11. The method of any of claims 1 to 10, wherein the optimizing parameters of the encoder by the contrast learning and the image reconstruction learning comprises:

Performing the contrast learning and the image reconstruction learning in combination to optimize parameters of the encoder; or alternatively, the first and second heat exchangers may be,

executing the contrast learning to obtain an encoder with optimized primary parameters, and executing the image reconstruction learning on the encoder with optimized primary parameters to optimize the parameters of the encoder again; or alternatively, the first and second heat exchangers may be,

and executing the image reconstruction learning to obtain an encoder after preliminary parameter optimization, and executing the contrast learning on the encoder after preliminary parameter optimization to optimize the parameters of the encoder again.

12. A method of determining a scene analysis model, wherein the scene analysis model comprises an encoder, the encoder being pre-trained by the method of any of claims 1 to 11, the method comprising:

determining full connection layer parameters according to a scene analysis task, and connecting the determined full connection layer to the head of the encoder after pre-training;

and training the pre-trained encoder and the full-connection layer through the samples related to the scene analysis task to obtain the scene analysis model.

13. The method of claim 12, wherein the scene analysis task comprises: scene recognition tasks or scene segmentation tasks.
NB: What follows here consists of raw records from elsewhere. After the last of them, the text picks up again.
typedef struct advhip_conv3d_desc {
  int32_t B, Cin, T, H, W;
  int32_t Cout, kt, kh, kw;
  int32_t st, sh, sw;
  int32_t pt, ph, pw;
  int32_t relu;
  int32_t algo;
  int32_t splits;
} advhip_conv3d_desc;

int advhip_abi_version(void);
const char* advhip_last_error(void);
const char* advhip_target_arch(void);

int advhip_conv3d_out_dims(const advhip_conv3d_desc* d, int32_t* To, int32_t* Ho, int32_t* Wo);

int advhip_conv3d_packed_rows(const advhip_conv3d_desc* d);

int advhip_conv3d_pack_weight_f32(const advhip_conv3d_desc* d, const float* w, float* w_packed,
                                  void* stream);

int advhip_conv3d_pack_weight_bf16x3(const advhip_conv3d_desc* d, const float* w, void* w_split, void* stream);

int advhip_conv3d_build_ktab(const advhip_conv3d_desc* d, int32_t* ktab, void* stream);

int advhip_bn_fold_f32(const float* gamma, const float* beta, const float* mean, const float* var,
                       float eps, int32_t C, float* scale, float* shift, void* stream);

int64_t advhip_conv3d_workspace_bytes(const advhip_conv3d_desc* d);
int advhip_conv3d_bn_act_f32(const advhip_conv3d_desc* d, const float* x, const float* w_packed,
                             const int32_t* ktab, const float* scale, const float* shift,
                             const float* residual, float* y, void* workspace,
                             int64_t workspace_bytes, void* stream);

int advhip_conv3d_bn_act_strided_f32(const advhip_conv3d_desc* d, const float* x, int64_t x_batch_stride,
                                     const float* w_packed, const int32_t* ktab, const float* scale, const float* shift,
                                     const float* residual, float* y, int64_t y_batch_stride, void* workspace,
                                     int64_t workspace_bytes, void* stream);

typedef struct advhip_conv3d_epilogue {
  float* y_preact;
  const float* dact_z;
  const float* ln_u;
  const float* ln_mu;
  const float* ln_rs;
  void* splitk_counters;
  int64_t splitk_counter_bytes;
  float* avgpool_out;
} advhip_conv3d_epilogue;
int advhip_conv3d_bn_act_ex_f32(const advhip_conv3d_desc* d, const float* x, int64_t x_batch_stride, const float* w_packed,
                                const int32_t* ktab, const float* scale, const float* shift, const float* residual, float* y,
                                int64_t y_batch_stride, const advhip_conv3d_epilogue* ep, void* workspace,
                                int64_t workspace_bytes, void* stream);

int advhip_chan_stats_f32(const float* x, float* mu, float* rs, int32_t C, int64_t N, float eps, void* stream);

int advhip_conv3d_pool_out_dims(const advhip_conv3d_desc* d, int32_t pkt, int32_t pkh, int32_t pkw, int32_t pst,
                                int32_t psh, int32_t psw, int32_t* Tp, int32_t* Hp, int32_t* Wp);

int64_t advhip_conv3d_relu_maxpool233_workspace_bytes(const advhip_conv3d_desc* d);
int advhip_conv3d_bn_relu_maxpool233_f32(const advhip_conv3d_desc* d, const float* x, int64_t x_batch_stride,
                                         const float* w_packed, const int32_t* ktab, const float* scale, const float* shift,
                                         float* y, int64_t y_batch_stride, void* workspace, int64_t workspace_bytes,
                                         void* stream);

int32_t advhip_split_w_plane_floats(int32_t W);
int advhip_split_w_f32(const float* x, float* xs, int64_t rows, int32_t W, void* stream);
int advhip_conv3d_s2w_build_ktab(const advhip_conv3d_desc* d, int32_t* ktab_s2w, void* stream);
int advhip_conv3d_s2w_bn_relu_maxpool233_f32(const advhip_conv3d_desc* d, const float* xs, int64_t xs_batch_stride,
                                             const float* w_packed, const int32_t* ktab_s2w, const float* scale, const float* shift,
                                             float* y, int64_t y_batch_stride, void* workspace, int64_t workspace_bytes,
                                             void* stream);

14. A pre-training apparatus for a scene analysis model, wherein the scene analysis model comprises an encoder, the apparatus comprising:

a contrast learning module for performing contrast learning on the encoder by a plurality of sample groups, wherein each of the sample groups includes a first modality image and a second modality image with respect to the same content;

the image reconstruction learning module is used for carrying out mask processing on the plurality of sample groups respectively and carrying out image reconstruction learning on the encoder and the decoder through the sample groups subjected to the mask processing;

and the pre-training module is used for optimizing the parameters of the encoder through the contrast learning and the image reconstruction learning so as to pre-train the scene analysis model.

15. A device for determining a scene analysis model, wherein the scene analysis model comprises an encoder, the encoder being pre-trained by the method of any of claims 1 to 9, the device comprising:

the determining module is used for determining parameters of the full-connection layer according to the scene analysis task and connecting the determined full-connection layer to the head of the encoder after pre-training;

and the training module is used for training the pre-trained encoder and the full-connection layer through the samples related to the scene analysis task to obtain the scene analysis model.

16. A computer readable storage medium having instructions stored therein, wherein the instructions, when run on a computer or processor, cause the computer or processor to perform the pre-training method of a scene analysis model according to any one of claims 1 to 11, or to perform the determining method of a scene analysis model according to claim 12 or 13.

17. An electronic device comprising a memory, a processor and a computer program stored in the memory and executable on the processor, wherein the processor, when executing the computer program, implements the pre-training method of the scene analysis model of any one of claims 1 to 11 or the determination method of the scene analysis model of claim 12 or 13.

18. A computer program product comprising instructions which, when run on a computer or processor, cause the computer or processor to perform the pre-training method of a scene analysis model according to any of claims 1 to 11 or to perform the determination method of a scene analysis model according to claim 12 or 13.